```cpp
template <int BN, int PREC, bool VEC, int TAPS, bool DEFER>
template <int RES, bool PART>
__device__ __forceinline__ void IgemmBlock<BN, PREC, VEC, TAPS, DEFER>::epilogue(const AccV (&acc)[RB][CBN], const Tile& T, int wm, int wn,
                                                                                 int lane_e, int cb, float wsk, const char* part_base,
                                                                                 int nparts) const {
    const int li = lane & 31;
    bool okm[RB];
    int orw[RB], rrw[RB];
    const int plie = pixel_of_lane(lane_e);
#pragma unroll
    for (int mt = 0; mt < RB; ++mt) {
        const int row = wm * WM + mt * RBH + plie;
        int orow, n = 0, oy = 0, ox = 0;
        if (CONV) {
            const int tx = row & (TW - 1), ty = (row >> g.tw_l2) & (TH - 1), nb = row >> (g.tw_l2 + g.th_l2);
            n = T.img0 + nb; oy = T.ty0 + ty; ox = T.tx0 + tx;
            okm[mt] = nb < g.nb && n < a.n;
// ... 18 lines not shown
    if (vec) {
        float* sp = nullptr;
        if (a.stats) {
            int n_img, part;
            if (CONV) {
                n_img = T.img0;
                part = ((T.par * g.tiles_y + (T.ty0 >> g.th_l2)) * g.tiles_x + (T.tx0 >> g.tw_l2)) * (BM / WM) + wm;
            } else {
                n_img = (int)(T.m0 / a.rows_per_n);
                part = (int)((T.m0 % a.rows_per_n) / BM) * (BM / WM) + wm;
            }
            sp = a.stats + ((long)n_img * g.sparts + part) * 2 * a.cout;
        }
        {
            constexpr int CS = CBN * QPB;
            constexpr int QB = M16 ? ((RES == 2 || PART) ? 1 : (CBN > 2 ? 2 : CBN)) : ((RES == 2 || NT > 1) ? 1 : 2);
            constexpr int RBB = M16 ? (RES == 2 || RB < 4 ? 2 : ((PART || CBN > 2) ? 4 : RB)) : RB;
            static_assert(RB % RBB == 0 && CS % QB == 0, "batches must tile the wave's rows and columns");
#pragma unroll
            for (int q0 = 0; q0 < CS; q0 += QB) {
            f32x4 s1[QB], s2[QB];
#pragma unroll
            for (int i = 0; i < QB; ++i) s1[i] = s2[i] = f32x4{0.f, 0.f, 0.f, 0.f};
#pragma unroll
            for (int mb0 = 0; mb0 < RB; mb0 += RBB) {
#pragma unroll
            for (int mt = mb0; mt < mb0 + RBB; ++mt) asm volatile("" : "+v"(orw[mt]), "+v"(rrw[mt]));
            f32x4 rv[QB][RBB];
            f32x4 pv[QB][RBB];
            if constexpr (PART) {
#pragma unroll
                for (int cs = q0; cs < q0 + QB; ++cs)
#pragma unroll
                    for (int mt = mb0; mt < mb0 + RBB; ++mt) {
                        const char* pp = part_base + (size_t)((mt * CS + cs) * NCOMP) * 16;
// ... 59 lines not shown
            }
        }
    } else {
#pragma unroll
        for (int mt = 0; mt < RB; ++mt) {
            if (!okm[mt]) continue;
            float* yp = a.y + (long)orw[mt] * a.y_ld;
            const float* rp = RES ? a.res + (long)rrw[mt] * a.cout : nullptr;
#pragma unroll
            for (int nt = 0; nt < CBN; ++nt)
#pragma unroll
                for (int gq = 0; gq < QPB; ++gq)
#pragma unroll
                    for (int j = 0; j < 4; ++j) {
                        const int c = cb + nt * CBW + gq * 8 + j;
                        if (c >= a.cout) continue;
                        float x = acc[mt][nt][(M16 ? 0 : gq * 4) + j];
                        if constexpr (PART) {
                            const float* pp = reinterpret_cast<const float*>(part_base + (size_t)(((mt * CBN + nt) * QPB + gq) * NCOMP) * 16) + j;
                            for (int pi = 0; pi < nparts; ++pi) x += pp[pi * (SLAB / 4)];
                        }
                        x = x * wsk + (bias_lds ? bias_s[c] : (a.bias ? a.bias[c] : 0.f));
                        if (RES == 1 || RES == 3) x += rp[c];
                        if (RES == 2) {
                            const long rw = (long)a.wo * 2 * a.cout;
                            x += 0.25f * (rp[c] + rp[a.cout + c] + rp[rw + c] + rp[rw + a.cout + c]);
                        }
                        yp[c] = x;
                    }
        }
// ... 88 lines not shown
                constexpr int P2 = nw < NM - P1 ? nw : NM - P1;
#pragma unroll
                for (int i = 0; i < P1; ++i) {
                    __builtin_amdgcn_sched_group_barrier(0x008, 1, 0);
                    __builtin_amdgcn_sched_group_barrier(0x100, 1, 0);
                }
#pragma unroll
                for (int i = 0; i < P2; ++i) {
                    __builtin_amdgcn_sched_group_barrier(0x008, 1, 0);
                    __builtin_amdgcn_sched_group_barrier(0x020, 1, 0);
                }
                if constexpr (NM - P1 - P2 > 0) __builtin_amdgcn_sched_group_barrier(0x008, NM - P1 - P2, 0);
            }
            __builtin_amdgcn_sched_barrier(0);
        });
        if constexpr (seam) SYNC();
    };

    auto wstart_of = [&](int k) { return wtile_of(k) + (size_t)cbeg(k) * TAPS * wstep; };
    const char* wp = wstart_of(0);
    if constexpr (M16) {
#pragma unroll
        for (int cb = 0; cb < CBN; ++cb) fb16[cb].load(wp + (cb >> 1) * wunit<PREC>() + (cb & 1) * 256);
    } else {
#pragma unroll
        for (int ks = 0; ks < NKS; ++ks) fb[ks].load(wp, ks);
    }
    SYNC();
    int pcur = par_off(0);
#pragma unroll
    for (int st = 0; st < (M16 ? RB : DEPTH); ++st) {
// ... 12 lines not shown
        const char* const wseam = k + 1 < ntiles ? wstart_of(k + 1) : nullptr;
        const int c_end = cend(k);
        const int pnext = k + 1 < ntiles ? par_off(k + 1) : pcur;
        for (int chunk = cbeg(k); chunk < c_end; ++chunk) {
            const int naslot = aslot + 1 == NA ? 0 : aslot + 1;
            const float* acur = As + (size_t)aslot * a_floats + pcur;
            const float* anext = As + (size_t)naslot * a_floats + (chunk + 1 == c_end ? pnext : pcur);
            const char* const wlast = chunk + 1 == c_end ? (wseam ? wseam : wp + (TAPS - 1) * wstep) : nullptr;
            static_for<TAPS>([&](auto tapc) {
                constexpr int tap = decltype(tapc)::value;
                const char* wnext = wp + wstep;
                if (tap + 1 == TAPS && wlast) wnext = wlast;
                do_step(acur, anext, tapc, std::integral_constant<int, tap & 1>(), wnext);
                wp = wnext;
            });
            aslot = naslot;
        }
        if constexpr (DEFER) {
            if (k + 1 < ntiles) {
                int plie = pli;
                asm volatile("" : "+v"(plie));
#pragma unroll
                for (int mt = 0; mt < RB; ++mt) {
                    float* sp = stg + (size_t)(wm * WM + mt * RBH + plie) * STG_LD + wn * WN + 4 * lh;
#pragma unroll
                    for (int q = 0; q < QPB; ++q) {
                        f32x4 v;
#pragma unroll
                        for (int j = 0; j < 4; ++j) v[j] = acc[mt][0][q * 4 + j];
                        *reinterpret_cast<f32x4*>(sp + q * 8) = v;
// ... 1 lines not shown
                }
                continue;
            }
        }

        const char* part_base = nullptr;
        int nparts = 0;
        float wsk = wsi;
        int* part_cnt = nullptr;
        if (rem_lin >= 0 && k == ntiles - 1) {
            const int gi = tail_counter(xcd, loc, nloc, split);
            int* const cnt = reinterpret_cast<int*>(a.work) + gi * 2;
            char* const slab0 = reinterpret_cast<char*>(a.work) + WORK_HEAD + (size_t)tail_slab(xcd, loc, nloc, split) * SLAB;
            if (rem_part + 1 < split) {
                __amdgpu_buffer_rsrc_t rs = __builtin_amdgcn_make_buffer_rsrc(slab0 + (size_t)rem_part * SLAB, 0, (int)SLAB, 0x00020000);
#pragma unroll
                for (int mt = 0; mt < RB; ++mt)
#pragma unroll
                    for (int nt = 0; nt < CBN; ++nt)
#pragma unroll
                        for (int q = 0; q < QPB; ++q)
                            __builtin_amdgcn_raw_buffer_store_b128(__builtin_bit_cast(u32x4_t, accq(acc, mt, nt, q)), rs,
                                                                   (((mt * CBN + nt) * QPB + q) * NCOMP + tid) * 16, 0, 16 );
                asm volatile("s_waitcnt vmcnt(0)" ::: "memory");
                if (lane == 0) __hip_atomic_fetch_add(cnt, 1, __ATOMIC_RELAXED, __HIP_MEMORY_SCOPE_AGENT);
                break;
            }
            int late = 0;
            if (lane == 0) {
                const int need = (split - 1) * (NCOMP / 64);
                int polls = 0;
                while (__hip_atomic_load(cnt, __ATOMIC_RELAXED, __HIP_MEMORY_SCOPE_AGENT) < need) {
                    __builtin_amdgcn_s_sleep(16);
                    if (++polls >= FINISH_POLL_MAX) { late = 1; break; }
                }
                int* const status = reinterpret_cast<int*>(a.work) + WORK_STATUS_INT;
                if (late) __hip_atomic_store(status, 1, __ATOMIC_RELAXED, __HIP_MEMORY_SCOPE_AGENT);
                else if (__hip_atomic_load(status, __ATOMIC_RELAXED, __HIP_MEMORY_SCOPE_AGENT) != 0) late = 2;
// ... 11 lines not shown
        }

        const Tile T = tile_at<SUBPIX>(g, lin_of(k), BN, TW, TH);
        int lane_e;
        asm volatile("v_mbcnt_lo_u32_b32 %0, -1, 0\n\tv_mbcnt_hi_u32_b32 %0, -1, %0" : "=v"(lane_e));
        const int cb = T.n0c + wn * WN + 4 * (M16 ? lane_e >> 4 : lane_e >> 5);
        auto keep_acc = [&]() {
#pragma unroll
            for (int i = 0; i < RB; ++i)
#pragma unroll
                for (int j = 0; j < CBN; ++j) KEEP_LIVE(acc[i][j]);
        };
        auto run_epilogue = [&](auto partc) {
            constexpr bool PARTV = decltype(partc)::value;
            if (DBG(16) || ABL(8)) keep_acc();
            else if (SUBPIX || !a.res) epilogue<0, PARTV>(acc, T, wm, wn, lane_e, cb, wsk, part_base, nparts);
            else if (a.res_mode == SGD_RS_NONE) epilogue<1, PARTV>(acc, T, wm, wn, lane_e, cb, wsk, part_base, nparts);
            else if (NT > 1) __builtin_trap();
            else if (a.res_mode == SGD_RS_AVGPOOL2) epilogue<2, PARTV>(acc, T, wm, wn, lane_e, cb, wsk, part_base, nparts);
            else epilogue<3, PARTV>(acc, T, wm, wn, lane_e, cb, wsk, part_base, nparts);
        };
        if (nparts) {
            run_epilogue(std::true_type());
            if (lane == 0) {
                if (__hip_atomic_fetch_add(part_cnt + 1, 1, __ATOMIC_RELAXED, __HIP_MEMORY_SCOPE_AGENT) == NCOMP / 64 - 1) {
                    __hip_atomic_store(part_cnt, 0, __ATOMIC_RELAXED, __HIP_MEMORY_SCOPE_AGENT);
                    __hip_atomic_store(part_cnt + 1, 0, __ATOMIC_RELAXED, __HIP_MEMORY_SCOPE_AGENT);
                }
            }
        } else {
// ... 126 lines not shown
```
★ ★ ★
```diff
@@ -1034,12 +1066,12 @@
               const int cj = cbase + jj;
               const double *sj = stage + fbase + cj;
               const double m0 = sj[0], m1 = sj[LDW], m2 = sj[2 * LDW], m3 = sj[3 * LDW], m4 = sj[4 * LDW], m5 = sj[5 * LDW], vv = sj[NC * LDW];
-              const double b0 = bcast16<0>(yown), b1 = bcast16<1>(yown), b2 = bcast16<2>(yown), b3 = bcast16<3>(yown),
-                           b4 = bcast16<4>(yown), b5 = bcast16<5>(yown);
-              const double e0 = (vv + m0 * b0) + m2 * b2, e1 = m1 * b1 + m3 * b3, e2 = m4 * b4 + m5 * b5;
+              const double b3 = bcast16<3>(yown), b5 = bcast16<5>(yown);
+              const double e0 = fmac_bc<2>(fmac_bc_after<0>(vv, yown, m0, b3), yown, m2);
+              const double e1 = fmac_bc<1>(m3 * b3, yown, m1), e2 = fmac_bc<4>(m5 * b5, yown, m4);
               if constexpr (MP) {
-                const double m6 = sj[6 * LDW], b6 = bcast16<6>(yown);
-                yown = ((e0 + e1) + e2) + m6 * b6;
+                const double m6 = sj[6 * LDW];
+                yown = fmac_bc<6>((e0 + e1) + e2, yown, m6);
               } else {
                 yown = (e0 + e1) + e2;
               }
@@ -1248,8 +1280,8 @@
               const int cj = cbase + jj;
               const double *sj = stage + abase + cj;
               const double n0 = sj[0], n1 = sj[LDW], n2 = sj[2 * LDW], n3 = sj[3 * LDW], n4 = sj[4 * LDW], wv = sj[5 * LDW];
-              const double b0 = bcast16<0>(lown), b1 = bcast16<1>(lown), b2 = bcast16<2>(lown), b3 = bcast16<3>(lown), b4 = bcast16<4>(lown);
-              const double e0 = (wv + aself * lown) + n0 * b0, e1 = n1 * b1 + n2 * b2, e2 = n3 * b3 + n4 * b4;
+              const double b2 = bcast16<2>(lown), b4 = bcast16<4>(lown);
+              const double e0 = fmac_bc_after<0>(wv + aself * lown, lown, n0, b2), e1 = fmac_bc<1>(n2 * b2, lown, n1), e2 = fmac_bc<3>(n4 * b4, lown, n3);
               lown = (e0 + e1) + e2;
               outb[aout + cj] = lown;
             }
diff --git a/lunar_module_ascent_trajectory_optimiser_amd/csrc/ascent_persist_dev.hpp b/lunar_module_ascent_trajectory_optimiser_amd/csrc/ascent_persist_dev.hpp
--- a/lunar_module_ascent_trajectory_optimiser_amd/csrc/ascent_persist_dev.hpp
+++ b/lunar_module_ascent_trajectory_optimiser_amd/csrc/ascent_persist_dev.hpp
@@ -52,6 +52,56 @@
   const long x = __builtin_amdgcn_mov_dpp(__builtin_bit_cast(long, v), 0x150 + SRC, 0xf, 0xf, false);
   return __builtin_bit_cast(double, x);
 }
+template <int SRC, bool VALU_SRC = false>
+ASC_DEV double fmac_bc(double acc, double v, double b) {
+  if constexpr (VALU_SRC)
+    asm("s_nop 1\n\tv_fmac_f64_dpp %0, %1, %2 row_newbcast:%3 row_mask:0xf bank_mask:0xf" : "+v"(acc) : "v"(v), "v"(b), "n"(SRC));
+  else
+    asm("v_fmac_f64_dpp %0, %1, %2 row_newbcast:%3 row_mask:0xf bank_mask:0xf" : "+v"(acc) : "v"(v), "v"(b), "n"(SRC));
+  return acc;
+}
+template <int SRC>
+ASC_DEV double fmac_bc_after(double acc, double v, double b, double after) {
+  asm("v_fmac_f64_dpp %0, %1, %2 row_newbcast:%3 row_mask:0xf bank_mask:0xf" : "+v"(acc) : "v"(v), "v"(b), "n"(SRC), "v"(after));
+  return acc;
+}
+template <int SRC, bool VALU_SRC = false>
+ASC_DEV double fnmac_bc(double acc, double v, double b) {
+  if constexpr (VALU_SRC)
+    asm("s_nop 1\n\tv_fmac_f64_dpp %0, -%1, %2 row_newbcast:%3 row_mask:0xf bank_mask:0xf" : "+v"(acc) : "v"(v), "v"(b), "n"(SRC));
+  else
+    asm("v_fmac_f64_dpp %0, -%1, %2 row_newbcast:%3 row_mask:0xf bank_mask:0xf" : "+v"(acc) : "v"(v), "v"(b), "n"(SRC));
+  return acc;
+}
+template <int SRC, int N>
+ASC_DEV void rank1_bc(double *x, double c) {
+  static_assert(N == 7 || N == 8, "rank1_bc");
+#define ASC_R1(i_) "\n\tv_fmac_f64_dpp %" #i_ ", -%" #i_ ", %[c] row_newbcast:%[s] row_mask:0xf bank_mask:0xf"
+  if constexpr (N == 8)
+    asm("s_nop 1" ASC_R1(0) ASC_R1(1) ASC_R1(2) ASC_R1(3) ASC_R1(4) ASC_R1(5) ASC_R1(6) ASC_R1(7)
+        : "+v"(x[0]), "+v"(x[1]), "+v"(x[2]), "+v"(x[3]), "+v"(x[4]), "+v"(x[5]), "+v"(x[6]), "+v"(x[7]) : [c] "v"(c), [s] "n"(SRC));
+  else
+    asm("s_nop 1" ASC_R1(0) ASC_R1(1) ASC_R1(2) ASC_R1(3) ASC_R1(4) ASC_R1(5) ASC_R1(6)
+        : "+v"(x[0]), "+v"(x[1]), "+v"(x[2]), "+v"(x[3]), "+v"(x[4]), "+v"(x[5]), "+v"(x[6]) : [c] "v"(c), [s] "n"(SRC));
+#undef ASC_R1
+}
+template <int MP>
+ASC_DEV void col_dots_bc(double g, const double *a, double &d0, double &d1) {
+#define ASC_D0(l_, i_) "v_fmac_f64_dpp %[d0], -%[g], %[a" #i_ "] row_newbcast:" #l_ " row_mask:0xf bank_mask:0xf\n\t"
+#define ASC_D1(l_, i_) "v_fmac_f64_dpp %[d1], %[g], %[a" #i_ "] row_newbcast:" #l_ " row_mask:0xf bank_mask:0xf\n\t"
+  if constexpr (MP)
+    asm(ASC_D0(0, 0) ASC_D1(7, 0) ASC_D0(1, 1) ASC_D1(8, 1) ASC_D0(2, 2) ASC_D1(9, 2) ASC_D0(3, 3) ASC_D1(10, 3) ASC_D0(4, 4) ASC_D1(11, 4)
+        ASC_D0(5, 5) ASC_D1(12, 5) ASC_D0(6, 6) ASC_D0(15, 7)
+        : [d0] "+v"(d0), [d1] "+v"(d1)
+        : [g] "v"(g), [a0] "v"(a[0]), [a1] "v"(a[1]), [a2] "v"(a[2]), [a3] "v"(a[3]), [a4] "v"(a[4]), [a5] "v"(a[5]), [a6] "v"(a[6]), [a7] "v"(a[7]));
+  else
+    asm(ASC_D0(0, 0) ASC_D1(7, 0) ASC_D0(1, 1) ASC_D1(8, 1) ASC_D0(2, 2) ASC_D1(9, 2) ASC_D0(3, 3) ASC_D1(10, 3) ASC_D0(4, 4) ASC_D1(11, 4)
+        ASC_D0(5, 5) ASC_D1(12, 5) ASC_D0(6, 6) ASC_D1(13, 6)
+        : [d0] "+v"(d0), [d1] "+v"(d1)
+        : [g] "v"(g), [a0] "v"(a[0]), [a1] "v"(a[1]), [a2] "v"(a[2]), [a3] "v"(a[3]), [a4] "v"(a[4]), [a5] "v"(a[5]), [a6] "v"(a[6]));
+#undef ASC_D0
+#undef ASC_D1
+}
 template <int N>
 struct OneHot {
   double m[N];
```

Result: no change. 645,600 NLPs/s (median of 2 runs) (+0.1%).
★ ★ ★
### Task brief
For this exercise, return every line from the data that holds the string "PREC".

### Expected answer
template <int BN, int PREC, bool VEC, int TAPS, bool DEFER>
__device__ __forceinline__ void IgemmBlock<BN, PREC, VEC, TAPS, DEFER>::epilogue(const AccV (&acc)[RB][CBN], const Tile& T, int wm, int wn,
        for (int cb = 0; cb < CBN; ++cb) fb16[cb].load(wp + (cb >> 1) * wunit<PREC>() + (cb & 1) * 256);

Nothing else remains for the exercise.